Microsimulation models are usually built for specific purposes and are thus custom developed, although there are a few packages that are often used in the development of dynamic microsimulation model. These packages can be grouped in to three main categories according to their development environments, each with their own advantages and disadvantages:
General purpose programming language tool (C/C++/C#/Java etc.)
General purpose statistical package (Stata/SAS/R/MatLab/Mathematica etc.)
Simulation modelling package (Modgen, LIAM2, GENESIS etc.)
Development using a general purpose programming language clearly enjoys the highest degree of flexibility and possibly speed advantage. FORTRAN was popular among some earlier models, e.g. MICROHUS, PRISM, and DYNASIM2 while C language family seems to be a popular choice for later models. SAGE, DYNAMOD, LIAM, DYNACAN and a few others models were all developed using C++, whilst POLISIM used a mixture of C and C++, and APPSIM and MOSART were programmed in C#. Models have also been developed in Java (e.g. IFSIM), Visual Basic (e.g. SESIM) and a number of other languages. Evaluation based on the prototype microsimulation models by Percival (2007) suggested that there is a substantial speed advantage when the prototype model is coded using C++. However, the cost of development is much higher when compared with other approaches, as all the potential numeric calculations and related data management need to be programmed. In practice, it is likely that policy modellers are not adequately proficient in programming, while professional programmers may not fully understand the economic theories and scientific principles that are to be implemented.

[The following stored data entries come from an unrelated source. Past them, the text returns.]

template <int TH, bool UNIT, bool SUB, bool LEAN = false, bool NOLAT = false, bool ENS = false, bool MCOEF = false>
__global__ __launch_bounds__(TH, 4) void k_tile(const TileArgs a)
{
    static_assert(!MCOEF || ENS, "a coefficient set per member: only the member-batched forms");
    extern __shared__ __attribute__((aligned(16))) double lds[];
    const int tid = threadIdx.x;
    const int32_t total = a.total, K = a.KC * kRec;
    constexpr int THP = TH + kTilePad;
    auto stage_of = [&](int32_t t) { return lds + 2 * THP + (size_t)(t >> 6) * (kStageLanes * kStageStrideOut); };
    if (tid < 2) lds[tid * THP + TH] = 0.0;
    auto ring = [&](int32_t chunk) {
        const uint32_t c = a.rec_chunks.mod((uint32_t)chunk);
        return make_rsrc(a.rec + rec_elem(ENS ? c + member_chunk0(a) : c, a.np, 0), (uint32_t)a.np * kPosBytes);
    };

    struct Task { int32_t tile, m, b0, b1, plain; };
    auto select = [&](int32_t from, Task &t) {
        for (int32_t c = from; c >= a.t_first; c -= (int32_t)gridDim.x) {
            const TileMeta tm = a.tiles[c];
            if (a.tile_filter && ((tm.flags & kTileWide) != 0) != (a.tile_filter == 2)) continue;
            const int32_t m = a.diag - tm.level;
            if (m < 0 || m >= a.n_macro) continue;
            if (m * K >= tm.lag_hi + total || (m + 1) * K <= tm.lag_lo) continue;
            t.tile = c; t.m = m; t.b0 = tm.b0; t.b1 = tm.b1;
            t.plain = (tm.flags == 0 && m * K >= tm.lag_hi && (m + 1) * K <= tm.lag_lo + total) ? 1 : (tm.flags | kTaskTested);
            return true;
        }
        return false;
    };
    Task cur;
    if (!select(a.t_last - (int32_t)blockIdx.x, cur)) return;

    double R[kRec], N[kRec];
    auto issue_load = [&](__amdgpu_buffer_rsrc_t src, int32_t b0, int32_t b1, int j, bool real) {
        const int32_t t = fresh(tid), ln = t & 63;
        const int32_t pos = min(b0 + (t - ln) + 8 * j + (ln >> 3), b1 - 1);
        load_f64x2<kTileStreams.rec_loads>(src, real ? (uint32_t)pos * kPosBytes + (uint32_t)((ln & 7) * 16) : kDropAccess, N[2 * j], N[2 * j + 1]);
    };
    auto receive = [&]() {
        const int32_t tl = fresh(tid), lane = tl & 63;
        double *stage = stage_of(tl);
#pragma unroll
        for (int h = 0; h < 2; ++h) {
#pragma unroll
            for (int g = 0; g < 4; ++g)
                reinterpret_cast<double2 *>(stage + (8 * g + (lane >> 3)) * kStageStrideOut)[lane & 7] =
                    make_double2(N[2 * (4 * h + g)], N[2 * (4 * h + g) + 1]);
            wave_lds_fence();
            if (lane / kStageLanes == h) {
                const double2 *src = reinterpret_cast<const double2 *>(stage + (lane % kStageLanes) * kStageStrideOut);
#pragma unroll
                for (int j = 0; j < 8; ++j) { const double2 v = src[j]; R[2 * j] = v.x; R[2 * j + 1] = v.y; }
            }
            wave_lds_fence();
        }
    };

    struct State { int32_t lg, up, xp, uh; double c1, c2, c3, s_prev, qch, isum, q; };
    auto load_state = [&](const Task &t, State &s) {
        s.lg = -1; s.up = 0; s.xp = 0; s.uh = 0;
        s.c1 = s.c2 = s.c3 = s.s_prev = s.qch = s.isum = s.q = 0.0;
        const int32_t p = t.b0 + fresh(tid);
        if (p < t.b1) {
            const int4 pm = a.pos[p];
            const uint32_t cc = (uint32_t)pm.w;
            const int32_t first_up = pm.y - t.b0;
            s.lg = pm.x; s.up = first_up | (int32_t)((cc & 0xFFFFu) << 16);
            s.xp = pm.z;
            if (UNIT) { s.uh = first_up + (int32_t)(cc >> 16); s.qch = stream_load<kTileStreams.state>(a.sqch + p); }
            if (SUB) s.isum = stream_load<kTileStreams.state>(a.si + (ENS ? p + member_pos0(a) : p));
            s.s_prev = stream_load<kTileStreams.state>(a.ss + (ENS ? p + member_pos0(a) : p));
            const double *coef = MCOEF ? a.coef + 3 * (int64_t)member_pos0(a) : a.coef;
            s.q = stream_load<kTileStreams.state>(a.sq + (ENS ? p + member_pos0(a) : p)); s.c1 = coef[3 * (int64_t)p]; s.c2 = coef[3 * (int64_t)p + 1]; s.c3 = coef[3 * (int64_t)p + 2];
        }
    };
    State st;
    load_state(cur, st);
    __amdgpu_buffer_rsrc_t rec_cur = ring(cur.m * a.KC);
#pragma unroll
    for (int j = 0; j < 8; ++j) issue_load(rec_cur, cur.b0, cur.b1, j, true);
    __builtin_amdgcn_s_waitcnt(0x0F70 | 8);
    receive();
    const bool has_lat = a.has_lat != 0;

    for (;;) {
        int32_t lg = LEAN && UNIT ? 0 : st.lg, up = LEAN && UNIT ? 0 : st.up, xp = LEAN && UNIT ? 0 : st.xp, uh = LEAN && UNIT ? 0 : st.uh, sub = 0;
        double c1 = st.c1, c2 = st.c2, c3 = st.c3, s_prev = st.s_prev, qch = st.qch, isum = st.isum;
        const int32_t b0 = cur.b0, tau_begin = cur.m * K;
        lds[(size_t)((tau_begin + 1) & 1) * THP + tid] = st.q;
        constexpr bool kParked = LEAN && UNIT;
        int32_t *const parked = reinterpret_cast<int32_t *>(lds + 2 * THP + (TH / 64) * (kStageLanes * kStageStrideOut));
        if (kParked) {
            double *aux = lds + 2 * THP + (TH / 64) * (kStageLanes * kStageStrideOut);
            reinterpret_cast<int2 *>(parked)[tid] = make_int2(st.up, st.uh);
            reinterpret_cast<int2 *>(parked + 2 * TH)[tid] = make_int2(st.lg, st.xp);
            aux[3 * TH + tid] = st.qch; aux[4 * TH + tid] = st.s_prev;
        }
        auto the_up = [&]() { return kParked ? parked[2 * tid] : fresh(up); };
        auto the_uh = [&]() { return kParked ? parked[2 * tid + 1] : fresh(uh); };
        auto the_lg = [&]() { return kParked ? parked[2 * TH + 2 * tid] : fresh(lg); };
        auto the_xp = [&]() { return kParked ? parked[2 * TH + 2 * tid + 1] : fresh(xp); };
        if (SUB && lg >= 0) {
            const int32_t ts0 = tau_begin - (lg & kLagMask);
            const uint32_t r = a.nsub.mod((uint32_t)(ts0 < 0 ? -ts0 : ts0));
            sub = ts0 >= 0 ? (int32_t)r : (r ? (int32_t)(a.nsub.d - r) : 0);
        }
        Task nxt;
        const bool has_next = select(cur.tile - (int32_t)gridDim.x, nxt);

        auto store_record = [&](__amdgpu_buffer_rsrc_t dst) {
            const int32_t tl = fresh(tid), lane = tl & 63;
            double *stage = stage_of(tl);
#pragma unroll
            for (int h = 0; h < 2; ++h) {
                if (lane / kStageLanes == h) {
                    double2 *mine = reinterpret_cast<double2 *>(stage + (lane % kStageLanes) * kStageStrideOut);
#pragma unroll
                    for (int j = 0; j < 8; ++j) mine[j] = make_double2(R[2 * j], R[2 * j + 1]);
                    int32_t *word = reinterpret_cast<int32_t *>(mine + 8);
                    const int32_t lgw = LEAN ? the_lg() : lg;
                    word[0] = (lgw < 0 || (lgw & (kGhostBit | kTileGhostBit))) ? 1 : 0;
                    if (!SUB) word[1] = (lgw >= 0 && (lgw & kTileExportBit)) ? the_xp() : -1;
                }
                wave_lds_fence();
                const int32_t t = fresh(tid), ln = t & 63;
                const uint32_t first = (uint32_t)(b0 + (t - ln) + h * kStageLanes) * kPosBytes;
// ... 99 lines not shown
                    if (decltype(tested)::value) {
                        const bool active = (uint32_t)(tau0 + s - lagm) < (uint32_t)total;
                        R[s] = active ? qk : R[s];
                        aux_at(3) = active ? r : qc;
                        qk = active ? qk : q_old;
                    } else {
                        R[s] = qk;
                        aux_at(3) = r;
                    }
                    aux_at(4) = s_cur;
                } else {
                    qk = __builtin_fma(c1, s_cur, __builtin_fma(c2, s_prev, __builtin_fma(c3, q_old, (NOLAT && !ghostm) ? 0.0 : R[s])));
                    if (decltype(tested)::value) {
                        const bool active = (uint32_t)(tau0 + s - lagm) < (uint32_t)total;
                        R[s] = active ? qk : R[s];
                        qk = active ? qk : q_old;
                    } else {
                        R[s] = qk;
                    }
                    s_prev = s_cur;
                }
                lds_at(s & 1, own_b) = qk;
                barrier_lds();
            }
        };
        auto store_exports = [&](int32_t tau0, int half) {
            const int32_t lgk = the_lg();
            if (lgk >= 0 && (lgk & kExportBit)) {
                const int32_t ts0 = tau0 + 8 * half - (lgk & kLagMask), slot = the_xp();
#pragma unroll
                for (int s8 = 0; s8 < 8; ++s8)
                    if ((uint32_t)(ts0 + s8) < (uint32_t)total) a.exports[(int64_t)(ts0 + s8) * a.n_export + slot] = R[8 * half + s8];
            }
        };

        barrier_lds();
        for (int32_t cc = 0; cc < a.KC; ++cc) {
            const int32_t chunk = cur.m * a.KC + cc, tau0 = chunk * kRec;
            const bool last = cc + 1 == a.KC;
            const __amdgpu_buffer_rsrc_t rec_next = ring(last ? nxt.m * a.KC : chunk + 1);
            const int32_t nb0 = last ? nxt.b0 : b0, nb1 = last ? nxt.b1 : cur.b1;
            if constexpr (LEAN) {
                const int32_t t = fresh(tid), ln = t & 63, upk = the_up();
                const int32_t cnt = (int32_t)((uint32_t)upk >> 16), u0s = upk & 0xFFFF;
                own_b = t * 8;
                if (NOLAT) { const int32_t lgs = the_lg(); ghostm = lgs >= 0 && (lgs & (kGhostBit | kTileGhostBit)) != 0; }
                if (UNIT) {
                    const int32_t nh = the_uh() - u0s, ni = cnt - nh, i0 = u0s + nh;
                    hw0_b = (nh >= 1 ? u0s : TH) * 8; hw1_b = (nh >= 2 ? u0s + 1 : TH) * 8; hw2_b = (nh >= 3 ? u0s + 2 : TH) * 8;
                    up0_b = (ni >= 1 ? i0 : TH) * 8; up1_b = (ni >= 2 ? i0 + 1 : TH) * 8; up2_b = (ni >= 3 ? i0 + 2 : TH) * 8;
                } else {
                    up0_b = (cnt >= 1 ? u0s : TH) * 8; up1_b = (cnt >= 2 ? u0s + 1 : TH) * 8; up2_b = (cnt >= 3 ? u0s + 2 : TH) * 8;
                }
                const uint32_t nvoff = (uint32_t)(nb0 + (t - ln) + (ln >> 3)) * kPosBytes + (uint32_t)(ln & 7) * 16u;
                const __amdgpu_buffer_rsrc_t src = (!last || has_next) ? rec_next : make_rsrc(a.rec, 0u);
                if (kind == 1) {
                    ticks_plain(std::false_type(), tau0, 0, src, nvoff);
                    ticks_plain(std::false_type(), tau0, 1, src, nvoff);
                } else {
                    { const int32_t lgs = the_lg(); lagm = lgs < 0 ? 0x40000000 : (lgs & kLagMask); }
                    ticks_plain(std::true_type(), tau0, 0, src, nvoff);
                    if (kind & kTileExports) store_exports(tau0, 0);
                    ticks_plain(std::true_type(), tau0, 1, src, nvoff);
                    if (kind & kTileExports) store_exports(tau0, 1);
                }
            } else {
                ticks(tau0, 0, rec_next, nb0, nb1, !last || has_next);
                ticks(tau0, 1, rec_next, nb0, nb1, false);
            }
            store_record(rec_cur);
            if (!LEAN && last && has_next) load_state(nxt, st);
            receive();
            rec_cur = rec_next;
        }
        if ((LEAN ? the_lg() : lg) >= 0) {
            const int32_t p = b0 + tid;
            const double *aux = lds + 2 * THP + (TH / 64) * (kStageLanes * kStageStrideOut);
            constexpr bool kNt = kTileStreams.state;
            stream_store<kNt>(a.sq + (ENS ? p + member_pos0(a) : p), lds[(size_t)((tau_begin + K - 1) & 1) * THP + tid]);
            stream_store<kNt>(a.ss + (ENS ? p + member_pos0(a) : p), (LEAN && UNIT) ? aux[4 * TH + tid] : s_prev);
            if (UNIT) stream_store<kNt>(a.sqch + p, (LEAN && UNIT) ? aux[3 * TH + tid] : qch);
            if (SUB) stream_store<kNt>(a.si + (ENS ? p + member_pos0(a) : p), isum);
        }
        if (LEAN && has_next) load_state(nxt, st);
        if (!has_next) break;
        cur = nxt;
    }
}

__global__ __launch_bounds__(kBlock) void k_tile_state_in(double *sq, double *ss, double *si, const double *q_t, const int32_t *perm,
                                                          const int4 *pos, int32_t np)
{
    const int32_t p = (int32_t)(blockIdx.x * kBlock + threadIdx.x);
    if (p >= np) return;
    double s = 0.0;
    const int4 pm = pos[p];
    const int32_t u0 = pm.y, u1 = u0 + (int32_t)((uint32_t)pm.w & 0xFFFFu);
    for (int32_t u = u0; u < u1; ++u) s += q_t[perm[u]];
    sq[p] = q_t[perm[p]]; ss[p] = s; si[p] = 0.0;
}

__global__ __launch_bounds__(kBlock) void k_tile_unit_state_in(double *sq, double *ss, double *si, double *sqch, const double *full,
                                                               const double *chan, const int32_t *perm, const int4 *pos, int32_t np)
{
    const int32_t p = (int32_t)(blockIdx.x * kBlock + threadIdx.x);
    if (p >= np) return;
    double s = 0.0;
    const int4 pm = pos[p];
    const uint32_t cc = (uint32_t)pm.w;
    const int32_t u0 = pm.y + (int32_t)(cc >> 16), u1 = pm.y + (int32_t)(cc & 0xFFFFu);
    for (int32_t u = u0; u < u1; ++u) s += full[perm[u]];
    sq[p] = full[perm[p]]; ss[p] = s; si[p] = 0.0; sqch[p] = chan[perm[p]];
}

__global__ __launch_bounds__(kBlock) void k_unit_scatter(double *full, double *chan, const double *q_full, const double *q_ch,
                                                         const int32_t *inner_idx, int32_t n_inner)
{
    const int32_t k = (int32_t)(blockIdx.x * kBlock + threadIdx.x);
    if (k >= n_inner) return;
    full[inner_idx[k]] = q_full[k]; chan[inner_idx[k]] = q_ch[k];
}

__global__ __launch_bounds__(kBlock) void k_tile_unit_state_out(double *q_ch, double *q_full, const double *sq, const double *sqch,
                                                                const int32_t *inner_idx, const int32_t *inv, int32_t n_inner)
{
    const int32_t k = (int32_t)(blockIdx.x * kBlock + threadIdx.x);
    if (k >= n_inner) return;
    const int32_t p = inv[inner_idx[k]];
    q_full[k] = sq[p];
    q_ch[k] = sqch[p];
}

The second approach is to develop microsimulation models based on existing statistical or mathematics packages, such as GAMEO, DYNASIM, and PENSIM2 which were built on SAS. Modern statistical packages are capable of executing computation commands in batch and the code of a model is commonly referred to as a “script”, “do-file” or “syntax file” etc. The main advantage of this approach is short development time and easy access to the statistical power of the package. However, the speed of the model might be lower and the data structure may not be optimised for simulation purpose.
Another way to develop microsimulation models is to use modelling packages developed by the third parties. Software in this category ranges from generic purpose modelling software, e.g. AnyLogic etc. to microsimulation specific packages. Whilst agent based simulation modellers use more generic purpose packages, microsimulation modellers tend to use more specific software.

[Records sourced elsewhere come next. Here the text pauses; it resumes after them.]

# JosephCatrambone/aruco3

Measured on AMD Instinct MI355X. Metric: frames/sec at 1920x1080 ARUCO dict, higher is better.
Workload: dtype u8

## Files before the change

aruco3_amd/_lib.py:

```python
import ctypes as C
from pathlib import Path

import numpy as np

import os

_HERE = Path(__file__).resolve().parent
LIB_PATH = Path(os.environ["A3_HIP_LIB"]).resolve() if os.environ.get("A3_HIP_LIB") else _HERE / "libaruco3_hip.so"

OK, ERR_INVALID, ERR_HIP, ERR_CAPACITY, ERR_INTERNAL, ERR_NO_DEVICE, ERR_LIMIT = 0, -1, -2, -3, -4, -5, -6
FMT_RGB8, FMT_RGBA8, FMT_L8, FMT_BGRA8 = 0, 1, 2, 3
FMT_YUYV8, FMT_UYVY8 = 5, 6
MEM_HOST, MEM_DEVICE = 0, 1
PROFILE_OFF, PROFILE_STAGES, PROFILE_THRESHOLD_ONLY, PROFILE_THRESHOLD_SAMPLED = 0, 1, 2, 3
STAGE_THRESHOLD, STAGE_CONTOUR, STAGE_DECODE = 0, 1, 2
STEP_WHOLE, STEP_DECODE_DEFERRED, STEP_HELD_RELEASED_BY_LAST, STEP_HELD_RELEASED_EARLY, STEP_BURST_LAST, STEP_HELD = 0, 1, 2, 3, 4, 5
REFINE_NONE, REFINE_SUBPIX, REFINE_EDGES = 0, 1, 2
BOARD_NONE, BOARD_OK = 0, 1
BOARD_MAX_MARKERS = 1024
DIST_NONE, DIST_RATIONAL = 0, 1
DIST_FISHEYE = 3
CHARUCO_MAX_CORNERS = 2048
CHARUCO_NO_ADJ = 0xFFFFFFFF
CALIB_FIX_PRINCIPAL_POINT, CALIB_ZERO_TANGENT_DIST, CALIB_FIX_K3, CALIB_RATIONAL_MODEL, CALIB_USE_INTRINSIC_GUESS = 1, 2, 4, 8, 16
CALIB_OK, CALIB_TOO_FEW, CALIB_NO_INIT, CALIB_NOT_FINITE = 1, 2, 3, 4
CALIB_VIEW_USED, CALIB_VIEW_TOO_FEW_POINTS, CALIB_VIEW_DEGENERATE = 1, 2, 3
CALIB_MAX_POINTS, CALIB_MAX_VIEWS, CALIB_MAX_CAMERAS, CALIB_MAX_CALL_VIEWS = 4096, 4096, 1024, 65536
FISHEYE_FIX_PRINCIPAL_POINT, FISHEYE_FIX_K1, FISHEYE_FIX_K2, FISHEYE_FIX_K3, FISHEYE_FIX_K4, FISHEYE_USE_INTRINSIC_GUESS = 1, 2, 4, 8, 16, 32
FISHEYE_START_MAX_R = 4.0
RIG_USE_EXTRINSIC_GUESS, RIG_FIX_EXTRINSICS = 1, 2
RIG_OK, RIG_NOT_CONNECTED, RIG_NOT_FINITE = 1, 2, 3
RIG_OBS_USED, RIG_OBS_TOO_FEW_POINTS, RIG_OBS_DEGENERATE = 1, 2, 3
RIG_FRAME_USED, RIG_FRAME_UNUSED = 1, 2
RIG_MAX_CAMERAS, RIG_MAX_FRAMES, RIG_MAX_RIGS, RIG_MAX_CALL_FRAMES, RIG_MAX_CALL_OBSERVATIONS = 8, 4096, 1024, 65536, 262144
HANDEYE_USE_GUESS, HANDEYE_FIX_X = 1, 2
HANDEYE_OK, HANDEYE_TOO_FEW_FRAMES, HANDEYE_NO_MOTION, HANDEYE_NOT_FINITE = 1, 2, 3, 4
HANDEYE_FRAME_USED, HANDEYE_FRAME_TOO_FEW_POINTS, HANDEYE_FRAME_DEGENERATE = 1, 2, 3
HANDEYE_MAX_FRAMES, HANDEYE_MAX_PROBLEMS, HANDEYE_MAX_CALL_FRAMES = 256, 1024, 65536
HANDEYE_MIN_PIVOT_RATIO = 1e-4
MAP_USE_GUESS, MAP_FIX_MAP = 1, 2
MAP_OK, MAP_NOT_CONNECTED, MAP_NOT_FINITE = 1, 2, 3
MAP_MARKER_USED, MAP_MARKER_UNSEEN, MAP_MARKER_UNREACHED = 1, 2, 3
MAP_FRAME_USED, MAP_FRAME_UNUSED = 1, 2
MAP_OBS_USED, MAP_OBS_DEGENERATE, MAP_OBS_UNREACHED = 1, 2, 3
MAP_MAX_MARKERS, MAP_MAX_FRAMES, MAP_MAX_MAPS, MAP_MAX_CALL_FRAMES, MAP_MAX_CALL_OBSERVATIONS, MAP_START_OBSERVATIONS = 128, 4096, 1024, 65536, 262144, 8
STEP_NAMES = {0: "whole", 1: "decode_deferred", 2: "held_released_by_last", 3: "held_released_early", 4: "burst_last", 5: "held"}
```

The most notable dynamic microsimulation modelling tools include
Modgen, developed by Statistics Canada (Wolfson & Rowe, 1998)
LIAM2, developed by the Belgium Federal Planning Bureau (Bryon et al., 2011)
UMDBS, developed by Sauerbier (2002)
GENESIS, developed by UK Department for Work and Pensions (Edwards, 2004)
JAMSIM, developed by Centre of Methods and Policy Application in the Social Science (COMPASS), University of Auckland (Mannion et al., 2012)
LIAM, developed by O’Donoghue et al. (2009)
Modgen provides a C++ library for developers to incorporate required common actions and modules. It is often used to develop continuous microsimulation models, such as LifePath. In contrast, LIAM2 is a microsimulation scripting engine which is capable of reading its own syntax. The engine itself is coded in Python with extensive references to libraries written in C. Microsimulation packages such as this one offer the great benefit of rapid development. There are also a few dynamic microsimulation models that were built with generic deployment in mind. For example, LIAM avoids hardcoded parameters and variable names during the development, which greatly reduce the repetitive work load of a new modeller. GENESIS offers a platform to create a SAS based microsimulation model by reading the model specification from an Excel Sheet. JAMSIM combines several opens source packages, e.g. R, Ascape, to create a user friendly interface to model and execute microsimulation models. However, these models still require end users to understand the internal mechanism and make changes at source code level when building larger models.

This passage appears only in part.